◆ **What to work on**:
Using the entries below, write out the line with "a.y_gs + ch;", the line with "s1 + b1, lo1);", and every line in between, exactly as each is written.

Stored items
........

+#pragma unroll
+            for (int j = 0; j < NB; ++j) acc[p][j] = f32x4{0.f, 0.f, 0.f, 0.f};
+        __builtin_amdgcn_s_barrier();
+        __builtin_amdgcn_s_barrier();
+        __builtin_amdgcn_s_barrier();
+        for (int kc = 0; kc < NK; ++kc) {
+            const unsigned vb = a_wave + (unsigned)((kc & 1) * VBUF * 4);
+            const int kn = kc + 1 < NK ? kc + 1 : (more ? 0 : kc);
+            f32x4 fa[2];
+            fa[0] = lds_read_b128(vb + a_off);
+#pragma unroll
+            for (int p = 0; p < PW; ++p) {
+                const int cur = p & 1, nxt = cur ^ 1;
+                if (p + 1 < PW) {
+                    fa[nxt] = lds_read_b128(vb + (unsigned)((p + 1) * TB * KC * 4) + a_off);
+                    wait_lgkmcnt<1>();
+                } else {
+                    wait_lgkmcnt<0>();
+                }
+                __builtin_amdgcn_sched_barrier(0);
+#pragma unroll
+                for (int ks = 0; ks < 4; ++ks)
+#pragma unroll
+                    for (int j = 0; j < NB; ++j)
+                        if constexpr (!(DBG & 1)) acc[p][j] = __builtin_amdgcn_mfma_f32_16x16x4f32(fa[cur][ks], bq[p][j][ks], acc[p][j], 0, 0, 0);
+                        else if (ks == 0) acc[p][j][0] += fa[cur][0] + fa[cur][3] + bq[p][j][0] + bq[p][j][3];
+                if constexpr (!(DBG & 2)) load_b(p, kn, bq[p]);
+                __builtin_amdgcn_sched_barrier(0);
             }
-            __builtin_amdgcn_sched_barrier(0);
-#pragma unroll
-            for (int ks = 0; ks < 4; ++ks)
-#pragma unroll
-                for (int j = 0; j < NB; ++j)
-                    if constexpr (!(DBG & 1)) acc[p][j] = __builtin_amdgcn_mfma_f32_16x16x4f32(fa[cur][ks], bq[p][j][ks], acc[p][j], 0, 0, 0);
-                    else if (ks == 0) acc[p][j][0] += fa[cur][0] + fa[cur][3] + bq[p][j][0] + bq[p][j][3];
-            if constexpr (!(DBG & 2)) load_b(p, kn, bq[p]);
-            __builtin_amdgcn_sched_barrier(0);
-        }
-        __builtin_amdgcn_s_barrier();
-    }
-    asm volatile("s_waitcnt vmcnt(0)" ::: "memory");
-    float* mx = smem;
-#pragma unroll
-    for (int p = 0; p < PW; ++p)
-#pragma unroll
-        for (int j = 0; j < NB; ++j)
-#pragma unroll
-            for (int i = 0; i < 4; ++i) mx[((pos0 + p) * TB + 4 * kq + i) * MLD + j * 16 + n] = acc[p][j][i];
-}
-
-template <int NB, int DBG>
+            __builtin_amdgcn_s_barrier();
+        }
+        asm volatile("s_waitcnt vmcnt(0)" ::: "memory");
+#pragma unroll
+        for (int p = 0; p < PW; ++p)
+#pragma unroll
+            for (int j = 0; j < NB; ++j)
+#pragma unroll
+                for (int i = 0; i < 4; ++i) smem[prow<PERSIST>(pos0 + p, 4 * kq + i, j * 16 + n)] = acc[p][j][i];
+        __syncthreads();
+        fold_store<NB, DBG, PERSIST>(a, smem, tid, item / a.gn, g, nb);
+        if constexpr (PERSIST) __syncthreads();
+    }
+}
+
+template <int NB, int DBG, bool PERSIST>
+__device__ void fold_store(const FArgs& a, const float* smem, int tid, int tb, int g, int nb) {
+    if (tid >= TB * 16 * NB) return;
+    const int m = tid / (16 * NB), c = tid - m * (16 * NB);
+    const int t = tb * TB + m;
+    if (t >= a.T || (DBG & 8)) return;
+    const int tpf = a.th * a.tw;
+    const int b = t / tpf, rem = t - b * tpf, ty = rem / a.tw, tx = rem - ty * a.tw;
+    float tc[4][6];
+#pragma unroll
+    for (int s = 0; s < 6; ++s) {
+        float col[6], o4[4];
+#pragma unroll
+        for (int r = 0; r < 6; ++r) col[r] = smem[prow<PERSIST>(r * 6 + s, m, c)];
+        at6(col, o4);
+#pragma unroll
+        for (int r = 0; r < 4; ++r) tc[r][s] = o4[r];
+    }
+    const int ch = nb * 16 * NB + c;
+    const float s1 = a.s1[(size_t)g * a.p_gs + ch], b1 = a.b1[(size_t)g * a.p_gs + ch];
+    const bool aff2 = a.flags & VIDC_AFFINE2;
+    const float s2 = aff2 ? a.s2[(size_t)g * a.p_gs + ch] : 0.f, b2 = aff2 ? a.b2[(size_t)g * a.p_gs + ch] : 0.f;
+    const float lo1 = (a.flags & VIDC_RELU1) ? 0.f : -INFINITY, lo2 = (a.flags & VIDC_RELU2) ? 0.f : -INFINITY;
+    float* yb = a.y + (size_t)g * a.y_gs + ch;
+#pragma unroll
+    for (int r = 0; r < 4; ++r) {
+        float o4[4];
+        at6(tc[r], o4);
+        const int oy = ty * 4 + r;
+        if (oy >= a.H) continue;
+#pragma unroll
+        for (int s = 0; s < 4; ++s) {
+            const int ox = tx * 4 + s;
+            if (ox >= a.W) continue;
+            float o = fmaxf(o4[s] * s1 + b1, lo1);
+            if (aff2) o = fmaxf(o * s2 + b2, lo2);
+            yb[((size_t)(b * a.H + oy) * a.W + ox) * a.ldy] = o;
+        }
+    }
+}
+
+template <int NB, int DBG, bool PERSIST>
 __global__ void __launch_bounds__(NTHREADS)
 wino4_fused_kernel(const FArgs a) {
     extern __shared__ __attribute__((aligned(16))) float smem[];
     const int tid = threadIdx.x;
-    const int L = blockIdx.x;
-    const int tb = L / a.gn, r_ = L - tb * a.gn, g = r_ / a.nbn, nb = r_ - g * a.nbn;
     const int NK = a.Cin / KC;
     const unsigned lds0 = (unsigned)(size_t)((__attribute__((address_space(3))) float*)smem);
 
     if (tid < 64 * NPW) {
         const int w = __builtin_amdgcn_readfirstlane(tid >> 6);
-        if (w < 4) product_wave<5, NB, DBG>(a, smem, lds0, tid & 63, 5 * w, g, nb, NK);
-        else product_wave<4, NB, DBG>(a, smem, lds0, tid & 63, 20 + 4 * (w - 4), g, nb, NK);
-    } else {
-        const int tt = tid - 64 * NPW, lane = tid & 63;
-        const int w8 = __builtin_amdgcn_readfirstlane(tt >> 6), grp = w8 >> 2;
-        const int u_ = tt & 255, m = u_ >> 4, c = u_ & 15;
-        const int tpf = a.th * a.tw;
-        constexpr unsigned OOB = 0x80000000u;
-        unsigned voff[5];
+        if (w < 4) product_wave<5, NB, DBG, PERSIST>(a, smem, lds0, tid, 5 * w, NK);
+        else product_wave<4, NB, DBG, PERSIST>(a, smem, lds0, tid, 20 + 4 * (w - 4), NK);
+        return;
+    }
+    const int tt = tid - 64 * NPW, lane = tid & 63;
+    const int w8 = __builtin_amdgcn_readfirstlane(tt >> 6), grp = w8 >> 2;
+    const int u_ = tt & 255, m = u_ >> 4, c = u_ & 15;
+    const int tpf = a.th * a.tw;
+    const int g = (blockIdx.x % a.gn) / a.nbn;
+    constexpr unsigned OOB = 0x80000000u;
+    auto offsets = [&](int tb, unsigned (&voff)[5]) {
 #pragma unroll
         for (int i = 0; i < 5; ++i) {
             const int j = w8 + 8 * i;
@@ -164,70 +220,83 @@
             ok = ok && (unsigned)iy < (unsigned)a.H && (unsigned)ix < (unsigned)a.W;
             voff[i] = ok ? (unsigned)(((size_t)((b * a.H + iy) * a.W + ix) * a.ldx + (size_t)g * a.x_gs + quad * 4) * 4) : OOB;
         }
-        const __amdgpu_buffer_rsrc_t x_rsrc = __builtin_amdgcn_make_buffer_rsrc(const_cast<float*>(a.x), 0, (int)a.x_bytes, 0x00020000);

........

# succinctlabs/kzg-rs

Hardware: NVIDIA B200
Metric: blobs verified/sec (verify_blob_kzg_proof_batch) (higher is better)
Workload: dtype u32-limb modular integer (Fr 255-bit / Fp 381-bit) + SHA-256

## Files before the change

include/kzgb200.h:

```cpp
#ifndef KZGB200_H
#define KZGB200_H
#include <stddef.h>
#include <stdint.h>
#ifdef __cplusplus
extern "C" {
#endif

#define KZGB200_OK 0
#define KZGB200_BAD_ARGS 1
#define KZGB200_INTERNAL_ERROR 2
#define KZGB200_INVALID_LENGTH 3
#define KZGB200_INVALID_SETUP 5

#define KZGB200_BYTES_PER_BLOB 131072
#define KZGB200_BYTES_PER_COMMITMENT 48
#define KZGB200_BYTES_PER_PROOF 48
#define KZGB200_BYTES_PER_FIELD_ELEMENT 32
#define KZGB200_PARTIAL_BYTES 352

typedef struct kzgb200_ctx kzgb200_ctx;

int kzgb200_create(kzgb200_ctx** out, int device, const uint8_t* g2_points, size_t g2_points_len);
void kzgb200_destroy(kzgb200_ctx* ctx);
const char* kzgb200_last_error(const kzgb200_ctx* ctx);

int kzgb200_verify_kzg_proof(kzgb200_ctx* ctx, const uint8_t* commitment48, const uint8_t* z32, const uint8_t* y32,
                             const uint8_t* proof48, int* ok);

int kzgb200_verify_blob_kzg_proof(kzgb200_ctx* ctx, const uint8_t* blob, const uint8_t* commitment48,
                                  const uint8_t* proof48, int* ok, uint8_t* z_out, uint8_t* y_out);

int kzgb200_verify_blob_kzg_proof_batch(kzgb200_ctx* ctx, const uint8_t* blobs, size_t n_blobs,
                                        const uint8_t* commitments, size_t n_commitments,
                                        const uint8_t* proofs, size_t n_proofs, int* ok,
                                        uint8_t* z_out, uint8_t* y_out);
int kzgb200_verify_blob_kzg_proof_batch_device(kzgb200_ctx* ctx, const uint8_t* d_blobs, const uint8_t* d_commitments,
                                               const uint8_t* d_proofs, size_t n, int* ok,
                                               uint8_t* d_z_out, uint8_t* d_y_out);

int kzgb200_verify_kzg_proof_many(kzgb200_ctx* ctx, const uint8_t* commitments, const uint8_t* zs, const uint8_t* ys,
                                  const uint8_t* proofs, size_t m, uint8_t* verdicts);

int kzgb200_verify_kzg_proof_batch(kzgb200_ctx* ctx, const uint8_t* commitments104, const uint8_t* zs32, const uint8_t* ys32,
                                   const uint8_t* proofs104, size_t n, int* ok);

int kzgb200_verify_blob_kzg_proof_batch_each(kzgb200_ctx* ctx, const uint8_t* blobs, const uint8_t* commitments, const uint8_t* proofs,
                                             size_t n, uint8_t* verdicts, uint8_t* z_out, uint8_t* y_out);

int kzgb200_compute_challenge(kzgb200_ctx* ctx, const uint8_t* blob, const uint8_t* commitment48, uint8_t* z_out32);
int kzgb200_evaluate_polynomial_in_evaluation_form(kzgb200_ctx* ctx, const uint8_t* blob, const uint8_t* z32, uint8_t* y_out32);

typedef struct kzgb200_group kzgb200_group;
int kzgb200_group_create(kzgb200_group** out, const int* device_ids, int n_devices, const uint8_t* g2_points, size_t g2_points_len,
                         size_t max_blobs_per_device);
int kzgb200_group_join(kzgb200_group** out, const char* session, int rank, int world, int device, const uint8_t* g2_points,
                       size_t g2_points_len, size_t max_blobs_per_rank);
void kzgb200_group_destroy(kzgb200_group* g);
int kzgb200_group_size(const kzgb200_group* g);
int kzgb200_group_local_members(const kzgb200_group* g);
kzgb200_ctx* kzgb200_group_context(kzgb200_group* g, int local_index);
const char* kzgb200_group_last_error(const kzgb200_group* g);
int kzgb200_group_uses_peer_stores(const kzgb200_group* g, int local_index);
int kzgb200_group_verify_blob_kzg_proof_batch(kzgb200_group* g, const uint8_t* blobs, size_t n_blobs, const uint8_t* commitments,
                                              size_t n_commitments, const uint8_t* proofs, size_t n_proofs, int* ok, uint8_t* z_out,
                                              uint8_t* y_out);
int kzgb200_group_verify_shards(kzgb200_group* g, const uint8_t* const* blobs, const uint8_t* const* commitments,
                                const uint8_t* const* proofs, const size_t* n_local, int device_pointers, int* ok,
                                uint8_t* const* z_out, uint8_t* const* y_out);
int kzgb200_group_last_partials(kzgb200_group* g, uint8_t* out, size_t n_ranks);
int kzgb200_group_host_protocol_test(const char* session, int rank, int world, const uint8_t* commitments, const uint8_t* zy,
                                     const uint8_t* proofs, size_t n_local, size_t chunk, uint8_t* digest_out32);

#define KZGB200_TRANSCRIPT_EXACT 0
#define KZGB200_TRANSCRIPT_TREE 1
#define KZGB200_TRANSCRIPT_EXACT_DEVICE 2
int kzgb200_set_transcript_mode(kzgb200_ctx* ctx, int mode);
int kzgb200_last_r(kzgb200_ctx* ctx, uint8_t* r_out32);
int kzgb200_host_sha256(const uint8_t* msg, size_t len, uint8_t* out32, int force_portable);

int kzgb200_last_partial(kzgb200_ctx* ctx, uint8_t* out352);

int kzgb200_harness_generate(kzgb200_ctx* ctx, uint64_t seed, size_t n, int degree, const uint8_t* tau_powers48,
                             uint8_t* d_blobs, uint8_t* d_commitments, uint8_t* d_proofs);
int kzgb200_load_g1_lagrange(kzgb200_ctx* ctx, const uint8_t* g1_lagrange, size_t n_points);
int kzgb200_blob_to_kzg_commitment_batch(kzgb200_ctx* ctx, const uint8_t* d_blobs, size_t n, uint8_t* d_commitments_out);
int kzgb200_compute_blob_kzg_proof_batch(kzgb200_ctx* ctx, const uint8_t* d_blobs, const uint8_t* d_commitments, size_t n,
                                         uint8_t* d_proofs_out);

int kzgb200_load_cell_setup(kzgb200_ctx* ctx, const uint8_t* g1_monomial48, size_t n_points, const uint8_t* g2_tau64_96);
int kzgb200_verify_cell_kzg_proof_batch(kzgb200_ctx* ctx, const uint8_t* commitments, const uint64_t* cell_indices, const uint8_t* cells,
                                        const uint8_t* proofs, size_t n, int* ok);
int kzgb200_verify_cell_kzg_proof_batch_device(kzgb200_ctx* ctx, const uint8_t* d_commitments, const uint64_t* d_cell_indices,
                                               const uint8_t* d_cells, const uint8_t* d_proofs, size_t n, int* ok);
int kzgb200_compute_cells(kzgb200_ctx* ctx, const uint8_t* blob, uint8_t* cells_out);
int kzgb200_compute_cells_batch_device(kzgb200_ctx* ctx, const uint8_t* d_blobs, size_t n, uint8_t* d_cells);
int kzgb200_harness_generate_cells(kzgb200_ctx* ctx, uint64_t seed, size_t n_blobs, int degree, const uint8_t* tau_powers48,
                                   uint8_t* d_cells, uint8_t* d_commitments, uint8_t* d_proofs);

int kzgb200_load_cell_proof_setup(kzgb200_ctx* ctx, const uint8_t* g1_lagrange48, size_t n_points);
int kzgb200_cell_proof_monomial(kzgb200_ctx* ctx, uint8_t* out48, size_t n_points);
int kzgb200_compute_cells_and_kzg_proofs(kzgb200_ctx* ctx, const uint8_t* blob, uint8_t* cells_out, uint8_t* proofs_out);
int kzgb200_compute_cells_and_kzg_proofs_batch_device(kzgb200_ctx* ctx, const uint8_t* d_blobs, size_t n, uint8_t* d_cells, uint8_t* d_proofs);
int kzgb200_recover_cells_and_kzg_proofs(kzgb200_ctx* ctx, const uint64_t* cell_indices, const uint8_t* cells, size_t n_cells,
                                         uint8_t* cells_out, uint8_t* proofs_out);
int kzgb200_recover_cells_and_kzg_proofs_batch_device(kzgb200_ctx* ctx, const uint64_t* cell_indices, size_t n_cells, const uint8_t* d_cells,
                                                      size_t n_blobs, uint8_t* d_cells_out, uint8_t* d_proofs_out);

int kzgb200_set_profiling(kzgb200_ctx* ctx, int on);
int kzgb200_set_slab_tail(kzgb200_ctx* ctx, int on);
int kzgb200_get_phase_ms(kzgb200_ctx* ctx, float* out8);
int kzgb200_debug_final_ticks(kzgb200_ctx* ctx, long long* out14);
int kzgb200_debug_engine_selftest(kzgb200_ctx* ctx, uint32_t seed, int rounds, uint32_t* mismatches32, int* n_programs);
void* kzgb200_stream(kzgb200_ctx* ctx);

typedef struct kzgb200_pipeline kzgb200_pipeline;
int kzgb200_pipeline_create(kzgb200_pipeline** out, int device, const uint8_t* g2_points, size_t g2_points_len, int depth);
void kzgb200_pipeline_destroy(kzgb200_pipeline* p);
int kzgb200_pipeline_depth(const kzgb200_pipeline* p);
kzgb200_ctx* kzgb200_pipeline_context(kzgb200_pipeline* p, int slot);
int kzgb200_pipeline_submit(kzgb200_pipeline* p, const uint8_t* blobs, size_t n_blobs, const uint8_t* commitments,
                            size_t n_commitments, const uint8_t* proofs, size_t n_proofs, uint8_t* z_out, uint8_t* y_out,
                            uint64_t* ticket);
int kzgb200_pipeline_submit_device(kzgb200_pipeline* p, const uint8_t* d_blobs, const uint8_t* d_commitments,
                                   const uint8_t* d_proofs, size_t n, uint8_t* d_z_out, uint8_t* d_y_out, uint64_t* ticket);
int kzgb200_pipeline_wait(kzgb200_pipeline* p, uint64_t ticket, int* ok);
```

........

◆ **Task solution**:
+    float* yb = a.y + (size_t)g * a.y_gs + ch;
+#pragma unroll
+    for (int r = 0; r < 4; ++r) {
+        float o4[4];
+        at6(tc[r], o4);
+        const int oy = ty * 4 + r;
+        if (oy >= a.H) continue;
+#pragma unroll
+        for (int s = 0; s < 4; ++s) {
+            const int ox = tx * 4 + s;
+            if (ox >= a.W) continue;
+            float o = fmaxf(o4[s] * s1 + b1, lo1);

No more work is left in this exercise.